One of the top hosts, Kara, has quite a few reviews we can scrape for a sentiment analysis. From this, we can determine what users are looking for in a property owned by a successful manager.
kara_airbnb_url <-
read_html("https://www.airbnb.com/users/show/54283244")
fetch_reviews <- function(url) {
page <- read_html(url)
reviewer_names <- page %>%
html_elements("div.t126ex63.atm_c8_2x1prs.atm_g3_1jbyh58.atm_fr_11a07z3.atm_cs_9dzvea.dir.dir-ltr") %>%
html_text(trim = TRUE)
review_dates <- page %>%
html_elements("div.s17vloqa.atm_7l_1esdqks.atm_cs_6adqpa.dir.dir-ltr") %>%
html_text(trim = TRUE)
review_content <-
kara_airbnb_url %>%
html_elements("div.c141wyfg.atm_5j_1fwxnve") %>%
html_text2()
reviews <- data.frame(Name = reviewer_names, Date = review_dates, Content = review_content)
return(head(reviews, 100))
}
reviews <- fetch_reviews("https://www.airbnb.com/users/show/54283244")
I will now perform a sentiment analysis on the reviews of the host using the NRC lexicon
nrc_words <- get_sentiments("nrc")
review_words <- reviews %>%
unnest_tokens(word, Content)
emotional_words <- review_words %>%
inner_join(nrc_words, by = "word")
## Warning in inner_join(., nrc_words, by = "word"): Detected an unexpected many-to-many relationship between `x` and `y`.
## ℹ Row 25 of `x` matches multiple rows in `y`.
## ℹ Row 6067 of `y` matches multiple rows in `x`.
## ℹ If a many-to-many relationship is expected, set `relationship =
## "many-to-many"` to silence this warning.
word_counts <- emotional_words %>%
group_by(word) %>%
summarise(count = n(), .groups = 'drop')
ggplot(word_counts, aes(x = word, y = count, fill = word)) +
geom_col() +
theme_minimal() +
labs(title = "Frequency of Words in Reviews", x = "Word", y = "Count") +
theme(axis.text.x = element_text(angle = 45, hjust = 1, vjust = 1))
sentiment_counts <- emotional_words %>%
group_by(sentiment) %>%
summarise(count = n(), .groups = 'drop') %>%
arrange(desc(count))
ggplot(sentiment_counts, aes(x = sentiment, y = count, fill = sentiment)) +
geom_col() +
labs(title = "Frequency of Sentiments",
x = "Sentiment",
y = "Count") +
theme_minimal() +
theme(axis.text.x = element_text(angle = 45, hjust = 1))
Based on the word and sentiment counts, there are many factors that go into a great hosts properties.
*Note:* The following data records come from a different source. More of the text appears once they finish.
+__device__ __forceinline__ void dense8_refresh(const Dense8StreamTighten& tg, const u32* __restrict__ ghist) {
+    const int lane = threadIdx.x & 63;
+    constexpr int NB = 16;
+    int jb_l = -1;
+#pragma unroll 1
+    for (int q0 = 0; q0 < TILE_ROWS; q0 += NB) {
+        u32 hc[NB];
+#pragma unroll
+        for (int j = 0; j < NB; ++j) hc[j] = __hip_atomic_load(ghist + (q0 + j) * I8_HIST_BINS + 63 - lane, __ATOMIC_RELAXED, __HIP_MEMORY_SCOPE_AGENT);
+        asm volatile("s_waitcnt vmcnt(0)" ::: "memory");
+#pragma unroll
+        for (int j = 0; j < NB; ++j) asm volatile("" : "+v"(hc[j]));
+#pragma unroll
+        for (int j = 0; j < NB; ++j) hc[j] += __hip_atomic_load(tg.hist + (q0 + j) * I8_HIST_BINS + 63 - lane, __ATOMIC_RELAXED, __HIP_MEMORY_SCOPE_WORKGROUP);
+#pragma unroll
+        for (int j = 0; j < NB; ++j) {
+            const u64 reach = __ballot(wave_prefix_sum_dpp(hc[j]) >= (u32)tg.kk);
+            const int jb = reach != 0ull ? 63 - (int)__builtin_ctzll(reach) : -1;
+            jb_l = lane == q0 + j ? jb : jb_l;
+        }
+    }
+    const float t1 = tg.thr1[lane & 31];
+    if (lane < TILE_ROWS && lane < tg.nq && t1 < __builtin_inff() && t1 > -__builtin_inff()) {
+        const float t2 = dense8_thr_from_bin(jb_l, t1, tg.eq[lane], lane, tg.post);
+        u32* p = reinterpret_cast<u32*>(tg.thr_cur + lane);
+        u32 old = __hip_atomic_load(p, __ATOMIC_RELAXED, __HIP_MEMORY_SCOPE_WORKGROUP);
+        while (t2 < __uint_as_float(old)) {
+            const u32 seen = atomicCAS(p, old, __float_as_uint(t2));
+            if (seen == old) break;
+            old = seen;
+        }
+    }
+}
+
 template <int KS, int MODE>
 __device__ __forceinline__ void dense8_stream(const Dense8ScanArgs& a, unsigned char* smem, const i32x4 (&bq)[KS], const i32x4 (&bl)[KS],
                                               float unit_lo, float thr_l, u32& wcount, float& smin, u32* lds_ticket,
-                                              float inv_w_l = 0.f, u32* lds_hist = nullptr) {
+                                              float inv_w_l = 0.f, const Dense8StreamTighten* tg = nullptr) {
     using G = I8Geom<KS>;
     constexpr bool SAMPLE = MODE == I8_SAMPLE || MODE == I8_LANEMIN;
     const int lane = threadIdx.x & 63;
@@ -430,7 +515,10 @@
     const long long nwaves = (long long)a.nrb * G::WAVES;
     uint2* wout = a.wave_out + wave_id * a.wave_cap;
     float* wsc = MODE == I8_EMIT_H ? a.wave_score + wave_id * a.wave_cap : nullptr;
+    u32* lds_hist = nullptr;
+    if constexpr (MODE == I8_EMIT_H) lds_hist = tg->hist;
     u32* hist_l = MODE == I8_EMIT_H ? lds_hist + r31 * I8_HIST_BINS : nullptr;
+    float thr_c = thr_l;
 
     const long long wg_first = (long long)blockIdx.x * G::WAVES;
     auto take_unit = [&]() __attribute__((always_inline)) -> long long {
@@ -477,6 +565,12 @@
     for (int p = 0; p < G::NSTAGE; ++p) issue_next();
     const int flush_every = (int)(my_units >> 3) > 0 ? (int)(my_units >> 3) : 1;
     int to_flush = flush_every;
+    bool sched = false, refresh_next = false;
+    int ev = 0, ev_gap = 0;
+    if constexpr (MODE == I8_EMIT_H) {
+        sched = tg->refresh != 0 && my_units >= I8_SCHED_MIN_UNITS && my_units < (1ll << 24);
+        if (sched) to_flush = i8_event_at((int)my_units, 0);
+    }
 
     for (long long it = 0; it < issued; ++it) {
         const long long sel = (it & 1) ? sel_odd : sel_even;
@@ -496,7 +590,10 @@
 #pragma unroll
             for (int c = 0; c < 4; ++c) nr[t][c] = *reinterpret_cast<const f32x4*>(sl + G::UNIT_BYTES + (32 * t + 8 * c + 4 * h) * 4);
         }
+        float thr_n = thr_c;
+        if constexpr (MODE == I8_EMIT_H) thr_n = __hip_atomic_load(tg->thr_cur + r31, __ATOMIC_RELAXED, __HIP_MEMORY_SCOPE_WORKGROUP);
         asm volatile("s_waitcnt lgkmcnt(0)" ::: "memory");
+        if constexpr (MODE == I8_EMIT_H) thr_c = thr_n < thr_c ? thr_n : thr_c;
         if constexpr (KS != 16) issue_next();
 #pragma unroll
         for (int t = 0; t < G::TILES; ++t) {
@@ -539,11 +636,11 @@
             } else if constexpr (MODE == I8_SAMPLE) {
                 a.sample_out[(long long)r31 * a.ns + sel * G::SAMPLES_PER_UNIT + t * 2 + h] = m;
             } else {
-                const u64 hit = __ballot(m <= thr_l);
+                const u64 hit = __ballot(m <= thr_c);
                 if (hit != 0) {
                     u32 mask = 0;
 #pragma unroll
-                    for (int i = 0; i < 16; ++i) mask |= (sc[i] <= thr_l ? 1u : 0u) << i;
+                    for (int i = 0; i < 16; ++i) mask |= (sc[i] <= thr_c ? 1u : 0u) << i;
                     const u64 bal = __ballot(mask != 0);
                     if (mask) {
                         const u32 pos = wcount + __builtin_amdgcn_mbcnt_hi((u32)(bal >> 32), __builtin_amdgcn_mbcnt_lo((u32)bal, 0u));
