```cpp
std::vector<uint32_t> dag_task_list(int T, int order, bool fine, int kb, int kg) {
  struct Task { int type, i, j, k, len; std::vector<int> deps; double est = 0.0, rank = 0.0; };
  auto is_fine = [&](const Task& t) {
    return fine && ((t.type == 1 && t.i == t.k + 1) || (t.type == 2 && t.i == t.k + 1 && t.j == t.i));
  };
  auto batch_of = [&](int t, int nt, int keep, int& b0, int& b1) {
    const int nbat = kb > 1 ? std::max(0, nt - keep) : 0;
    if (t >= nbat) { b0 = t; b1 = t + 1; return; }
    b0 = t / kb * kb;
    b1 = std::min(b0 + kb, nbat);
  };
  std::vector<Task> tk;
  std::vector<int> leaf(T), xkk(T), trsm(T * T, -1), fin(T * T, -1);
  std::vector<int> upd_last(T * T, -1), updx_last(T * T, -1);
  auto add = [&](int type, int i, int j, int k, int len, std::vector<int> deps) {
    Task t;
    t.type = type; t.i = i; t.j = j; t.k = k; t.len = len;
    for (int d : deps)
      if (d >= 0) t.deps.push_back(d);
    tk.push_back(t);
    return (int)tk.size() - 1;
  };
  for (int k = 0; k < T; ++k) {
    leaf[k] = add(0, k, k, k, 1, {upd_last[k * T + k]});
    xkk[k] = leaf[k];
    for (int i = k + 1; i < T; ++i) trsm[i * T + k] = add(1, i, k, k, 1, {upd_last[i * T + k], xkk[k]});
    for (int j = k + 1; j < T; ++j)
      for (int i = j; i < T; ++i) {
        int b0, b1;
        batch_of(k, j, std::max(kg, fine && i == j ? 1 : 0), b0, b1);
        if (k != b1 - 1) continue;
        std::vector<int> deps = {upd_last[i * T + j]};
        for (int q = b0; q < b1; ++q) { deps.push_back(trsm[i * T + q]); deps.push_back(trsm[j * T + q]); }
        if (b1 - b0 == 1) deps = {trsm[i * T + k], trsm[j * T + k], upd_last[i * T + j]};
        upd_last[i * T + j] = add(2, i, j, b0, b1 - b0, deps);
      }
  }
  auto xfinal = [&](int j, int k) { return j == k ? xkk[k] : fin[j * T + k]; };
  for (int j = 0; j < T; ++j) {
    for (int k = 0; k < j; ++k)
      fin[j * T + k] = add(4, j, k, k, 1, {updx_last[j * T + k], xkk[j]});
    for (int i = j + 1; i < T; ++i)
      for (int k = 0; k <= j; ++k) {
        int b0, b1;
        batch_of(j - k, i - k, kg, b0, b1);
        if (j - k != b1 - 1) continue;
        std::vector<int> deps = {updx_last[i * T + k]};
        for (int q = b0 + k; q < b1 + k; ++q) { deps.push_back(trsm[i * T + q]); deps.push_back(xfinal(q, k)); }
        if (b1 - b0 == 1) deps = {trsm[i * T + j], xfinal(j, k), updx_last[i * T + k]};
        updx_last[i * T + k] = add(3, i, b0 + k, k, b1 - b0, deps);
      }
  }
  const int n = (int)tk.size();
  std::vector<std::vector<int>> succ(n);
  std::vector<int> indeg(n, 0);
  for (int t = 0; t < n; ++t)
    for (int d : tk[t].deps) { succ[d].push_back(t); ++indeg[t]; }
  if (order == 0) {
    auto dur = [&](const Task& t) { return t.type == 0 ? 36.0 : 4.0 * t.len; };
    for (int t = 0; t < n; ++t)
      for (int d : tk[t].deps) tk[t].est = std::max(tk[t].est, tk[d].est + dur(tk[d]) + 3.0);
  } else if (order == 2) {
    auto dur = [&](const Task& t) {
      return t.type == 0 ? 38.0 : is_fine(t) ? 4.0 : 9.0 * t.len;
    };
    for (int t = n - 1; t >= 0; --t) {
      double m = 0.0;
      for (int s2 : succ[t]) m = std::max(m, tk[s2].rank + 1.0);
      tk[t].rank = dur(tk[t]) + m;
      tk[t].est = -tk[t].rank;
    }
  } else {
    const double* w = g_dag_weights;
    auto dur = [&](const Task& t) {
      if (is_fine(t)) return w[1];
      switch (t.type) {
        case 0: return w[0];
        case 1: return w[2];
        case 2: return w[3] * t.len;
        case 3: return w[4] * t.len;
        default: return w[5];
      }
    };
    for (int t = n - 1; t >= 0; --t) {
      double m = 0.0;
      for (int s2 : succ[t]) m = std::max(m, tk[s2].rank + w[6]);
      tk[t].rank = dur(tk[t]) + m;
      tk[t].est = -tk[t].rank;
    }
  }
  std::priority_queue<std::pair<double, int>, std::vector<std::pair<double, int>>,
                      std::greater<std::pair<double, int>>> ready;
  for (int t = 0; t < n; ++t)
    if (!indeg[t]) ready.push({tk[t].est, t});
  std::vector<uint32_t> out;
  while (!ready.empty()) {
    const int t = ready.top().second;
    ready.pop();
    const Task& x = tk[t];
    const bool f = is_fine(x);
    const int parts = x.type == 0 ? 1 : !f ? dag::NP : x.type == 1 ? dag::NPF_TRSM : dag::NPF_UPD;
    for (int q = 0; q < parts; ++q)
      out.push_back((uint32_t)x.type | (uint32_t)q << 3 | (uint32_t)f << 7 | (uint32_t)x.i << 8 |
                    (uint32_t)((x.len - 1) & 3) << 14 | (uint32_t)x.j << 16 |
                    (uint32_t)((x.len - 1) >> 2) << 22 | (uint32_t)x.k << 24);
    for (int s2 : succ[t])
      if (!--indeg[s2]) ready.push({tk[s2].est, s2});
  }
  return out;
}

hipError_t launch_potrf_leaf(const double* A, int64_t lda, double* Linv, int64_t ldl, double* Lout,
                             int64_t ldlo, double* logdiag, int* info, int base, int nreal,
                             hipStream_t s) {
  if ((lda & 1) || (ldl & 1) || (Lout && (ldlo & 1))) return hipErrorInvalidValue;
  hipLaunchKernelGGL(v4::potrf_leaf_v4_kernel, dim3(1), dim3(256), 0, s, A, lda, Linv, ldl, Lout,
                     ldlo, logdiag, info, base, nreal);
  return hipGetLastError();
}

}
```

### scoring-rules-for-gaussian-process-regression-a-new-approach-to-inference_amd/gpscore/_lib.py

```python
from __future__ import annotations

import ctypes
import os

import numpy as np

_HERE = os.path.dirname(os.path.abspath(__file__))
LIB_PATH = os.environ.get("GPSCORE_LIB", os.path.join(_HERE, "libgpscore.so"))
ABI_VERSION = 900
GPS_N_STATS = 6
GPS_COMM_NONE, GPS_COMM_RCCL, GPS_COMM_LOCAL = 0, 1, 2
COMM_KINDS = {GPS_COMM_NONE: "none", GPS_COMM_RCCL: "rccl", GPS_COMM_LOCAL: "local"}
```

Most importantly, reviewers want the host to be helpful and friendly to them above all else. This makes sense since many people will see the property before going there, so all they are unaware of is the service. In terms of sentiment, one of the most important things for this host and potentially others would be trust. They have to trust the area, cleanliness of the interior, and trust the host themselves to help out when needed. This is important for me, who will need to choose what is important for me when I start serving my tenants.
There are many factors that need to be taken into account when starting an Airbnb business. It is not as simple as buying a property and putting it on the site. From pricing by location and property type to seasonal demand, managing an airbnb is not straightforward. However, using some of these outcomes derived from data can make entering the market one step easier. For those looking to start an airbnb business now or in the future, this can be used as a stepping stone into the complex world of real estate.